T-cell proliferation [14]; ther

CD37 negatively regulates

T-cell proliferation [14]; therefore, a contribution of aberrant T lymphocytes to poor CD37−/− cellular responses observed in CD37−/− mice must be considered. However, it is difficult to argue that in vitro hyperproliferation could manifest in vivo as an inability to mount an effective IFN-γ response. The defect is not due to an inherent inability of stimulated CD37−/− T cells to secrete IFN-γ (Fig. 2E–F and 3E), to altered frequencies of T cells such as Treg cells (Supporting Information Fig. 1), or to skewing of CD37−/− T-cell responses away from an IFN-γ-secreting Th1 cell phenotype. IL-12 is produced normally in CD37−/− DCs (Supporting Information Fig. 2) and T-cell IL-4 (Fig. 2A–C) responses were minimal for both WT and CD37−/− mice. Moreover we could detect no defects in activated Staurosporine ic50 CD37−/− T-cell homing to lymphoid organs (data not shown). By contrast there are several lines of evidence that point to an impairment in DC migration in CD37−/− mice. First, despite CD37−/− DCs being potent stimulators of T

cells in vitro [15], immunized CD37−/− mice Doxorubicin show impaired priming of adoptively transferred WT T cells, and CD37−/− DC induce poor T-cell responses when injected into WT recipients, showing a defect in the biology of CD37−/− DC in vivo (Fig. 3). Second, in vivo and in vitro experiments point to a significant impairment in migration that was intrinsic to CD37−/− DCs (Fig. 4). This observation was extended by in vivo visualization of DC migration in WT and CD37−/− mice, via multiphoton confocal microscopy (Fig. 5).

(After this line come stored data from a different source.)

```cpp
__device__ __forceinline__ void strike_body(const WorldView &W, const PlainWorld &PW, const PlainGroup *ptab, const GroupDev *gtab, const TypeDev *ttab, const StrikeRules &R) {
    const int g = blockIdx.y, i = blockIdx.x * blockDim.x + threadIdx.x;
    const GroupDev &G = W.grp[g];
    const TypeDev &T = W.type[g];
    if ((int)(blockIdx.x * blockDim.x) >= G.n) return;
    const int il = i < G.n ? i : G.n - 1;
    const int pend = G.pend[il];
    const int4 me = PW.g[g].rec[il];
    const float hp0 = G.hp[il], nr0 = G.next_reward[il];
    const bool dead0 = G.dead[il];
    if (attack_open(W)) return;
    const bool attacked = W.counters[CTR_ATTACK] != 0;
    bool died = false, alive = false;
    unsigned trig = 0;
    if (i < G.n) {
        if (pend != PEND_NONE) G.last_action[i] = pend_action(pend, T);
        bool dead = dead0;
        float hp = hp0;
        const unsigned hp_before = __float_as_uint(hp);
        float nr = nr0;
        const unsigned nr_before = __float_as_uint(nr);
        int last_op = OP_NULL, op_obj = -1;
        if (attacked && !dead) {
            if (PW.g[g].hmask[i]) {
                PW.g[g].hmask[i] = 0u;
                hp = __uint_as_float(G.mv[i]);
            }
            if ((pend & ~PEND_ARG) == PEND_ATTACK) {
                const unsigned my_rank = (unsigned)me.x;
                const int tgt = PW.g[g].atk[i];
                int tgt_dr = RANK_INF;
                if (tgt >= 0) tgt_dr = glob(ptab[ref_group(tgt)].rec)[ref_index(tgt)].y;
                if ((unsigned)me.y >= my_rank) {
                    float own;
                    if (tgt < 0 || (unsigned)tgt_dr < my_rank) own = T.attack_penalty;
                    else {
                        float reward = 0.0f;
                        if ((unsigned)tgt_dr == my_rank) { last_op = OP_KILL; reward = ttab[ref_group(tgt)].kill_reward; }
                        else last_op = OP_ATTACK;
                        op_obj = tgt;
                        G.last_op[i] = (unsigned char)last_op; G.op_obj[i] = tgt;
                        own = reward + T.attack_penalty;
                    }
                    nr += own;
                }
// ... 9 lines not shown
        }
        if (__float_as_uint(hp) != hp_before) G.hp[i] = hp;
        if (died) G.dead[i] = 1;
        alive = !dead;
        for (int k = 0; k < R.n; k++) {
            if (R.r[k].ga != g) continue;
            if (op_obj >= 0 && ref_group(op_obj) == R.r[k].gb && last_op == R.r[k].op) {
                trig |= 1u << k;
                for (int q = 0; q < R.r[k].n_subj; q++) nr += R.r[k].v[q];
            }
        }
        if (__float_as_uint(nr) != nr_before) G.next_reward[i] = nr;
        if (!dead && me.z >= 0) {
            const int c = me.z;
            const unsigned key = (unsigned)me.x;
            int o = W.occ[c];
            bool ok = o == OCC_EMPTY;
            if (o == OCC_WALL) PW.g[g].rec[i].z = -1;
            if (o >= 0) {
                const int4 oc = glob(ptab[ref_group(o)].rec)[ref_index(o)];
                const float orec = ttab[ref_group(o)].step_recover;
                bool gone = attacked && oc.y != RANK_INF;
                if (!gone && !(orec > 0)) gone = __uint_as_float(glob(gtab[ref_group(o)].mv)[ref_index(o)]) - (-orec) < 0.0f;
                if (gone) { ok = true; o = OCC_EMPTY; }
                else ok = oc.z >= 0 && (unsigned)oc.x < key;
            }
            PW.g[g].atk[i] = o;
            if (ok) atomicMin(&W.claim[c], claim_word(PW.epoch, key, ref_pack(g, i)));
        }
        if (died) PW.g[g].rec[i].w = (int)MV_DIED;
        else if (__float_as_uint(hp) != hp_before) PW.g[g].rec[i].w = (int)MV_FAIL;
    }
    int wtot;
    wave_rank(died, wtot);
    if (wtot && lane_id() == 0) atomicAdd(&W.counters[dead_slot(g, blockIdx.x % DEAD_SLOTS)], wtot);
    for (int k = 0; k < R.n; k++)
        if (__ballot((trig >> k) & 1u) && lane_id() == 0) W.counters[CTR_TRIGGER + R.r[k].rule_no] = 1;
    __shared__ int s_alive[4];
    const int alive_w = __popcll(__ballot(alive));
    if (lane_id() == 0) s_alive[threadIdx.x >> 6] = alive_w;
    __syncthreads();
    if (threadIdx.x == 0 && (int)(blockIdx.x * blockDim.x) < G.n) PW.alive[PW.alive_off[g] + blockIdx.x] = s_alive[0] + s_alive[1] + s_alive[2] + s_alive[3];
// ... 16 lines not shown
        if (ra.z < 0) return MV_FAIL;
        const unsigned long long cl = glob(W.claim)[ra.z];
        if (!claim_live(cl, PW.epoch) || claim_ref(cl) != a) return MV_FAIL;
        const int o = plain_atk(PW, W.G, ref_group(a))[ref_index(a)];
        if (o == OCC_EMPTY) return MV_OK;
        a = o;
        ra = plain_rec(PW, W.G, ref_group(a))[ref_index(a)];
    }
}
__device__ __forceinline__ void plain_commit_body(const WorldView &W, const PlainWorld &PW, StepRecord *rec, int seq, int report_mode = REPORT_HOST) {
    if (rec && (blockIdx.x | blockIdx.y) == 0 && threadIdx.x < 64) step_report_body(glob(W.counters), glob(rec), seq, W.G, report_mode);
    const int g = blockIdx.y, i = blockIdx.x * blockDim.x + threadIdx.x;
    const GroupDev G = glob_group(W.grp[g]);
    if (i >= G.n) return;
    const int4 me = glob(PW.g[g].rec)[i];
    const int o = glob(PW.g[g].atk)[i];
    const int px = G.x[i], py = G.y[i];
    if (attack_open(W)) return;
    const int self = ref_pack(g, i), old = py * W.w + px, c = me.z;
    const bool died = (unsigned)me.w == MV_DIED;
    const bool mover = c >= 0 && !died;
    const bool alive = me.y != -1 && !died;
    const bool chain = mover && o >= 0;
    const unsigned long long cl_c = glob(W.claim)[mover ? c : 0];
    const bool old_now = died || (mover && !chain);
    unsigned long long cl_old = glob(W.claim)[old_now ? old : 0];
    const int4 ro = plain_rec(PW, W.G, chain ? ref_group(o) : g)[chain ? ref_index(o) : i];
    const unsigned s_o = chain ? plain_leaves(W, PW, o, ro) : MV_OK;
    const bool winner = mover && claim_live(cl_c, PW.epoch) && claim_ref(cl_c) == self;
    const bool ok = winner && s_o == MV_OK;
    if (ok && !old_now) cl_old = glob(W.claim)[old];
    int cell = old;
    if (ok) {
        if (!claim_live(cl_old, PW.epoch)) { glob(W.occ)[old] = OCC_EMPTY; if (W.live_paint) vc_store(W, old, OCC_EMPTY, 0u); }
        glob(W.occ)[c] = self;
        const int ny = c / W.w;
        G.x[i] = c - ny * W.w; G.y[i] = ny;
        cell = c;
    } else if (mover) {
        int blocker;
        if (o == OCC_EMPTY) blocker = claim_ref(cl_c);
        else blocker = (s_o == MV_OK && (unsigned)ro.x < (unsigned)me.x) ? claim_ref(cl_c) : o;
        G.last_op[i] = OP_COLLIDE;
        G.op_obj[i] = blocker;
    } else if (died && !claim_live(cl_old, PW.epoch)) { glob(W.occ)[old] = OCC_EMPTY; if (W.live_paint) vc_store(W, old, OCC_EMPTY, 0u); }
    G.pend[i] = PEND_NONE;
    if (W.live_paint && alive && (ok || (unsigned)me.w == MV_FAIL))
        vc_store(W, cell, g, __float_as_uint(__fdiv_rn(G.hp[i], W.type[g].hp)));
}
__device__ __forceinline__ void clear_compact_body(const WorldView &W, const ClearArgs &A, int mode, const int *sums, const MiniArgs &M, int *counts,
                                                   float *reward_out = nullptr, float group_reward = 0.0f) {
    extern __shared__ int s_hist[];
    const int g = blockIdx.y;
    const GroupDev &G = W.grp[g];
    if ((int)(blockIdx.x * SCAN_TILE) >= G.n) return;
    const float step_reward = W.type[g].step_reward;
// ... 46 lines not shown
```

Initial experiments revealed no difference in spontaneous dermal DC migration, consistent with the absence of a phenotypic difference between WT and CD37−/− naïve mice [10]. Subsequently, we examined the response of dermal DCs to a local inflammatory irritant, oxazolone. The WT response to this treatment was a period of cessation Lck of DC migration, as described previously for DCs that encounter danger signals [26], followed by a recovery of migration some hours later. As DCs typically migrate to the LN following local inflammatory stimulation, the latter response

presumably models this phase of DC behavior. The absence of CD37 had its most significant effect on DC migration during this second phase, reducing both the velocity and directionality of migration. The combination of these two deficits would be expected to markedly reduce the efficiency of DC migration toward dermal lymphatics en route to the LN, a hypothesis supported by analysis of both in vivo DC migration in the FITC painting model (Fig. 4A), and the poor recovery of injected CD37−/− BMDCs in DLNs (Fig. 4E–F). Taken together, the evidence supports a model where an impairment in DC migration is a major contributing factor to the poor adaptive cellular immunity induced in CD37−/− mice; the CD37−/− DCs do not arrive in DLNs in sufficient numbers to effectively induce an adequate cellular immune response.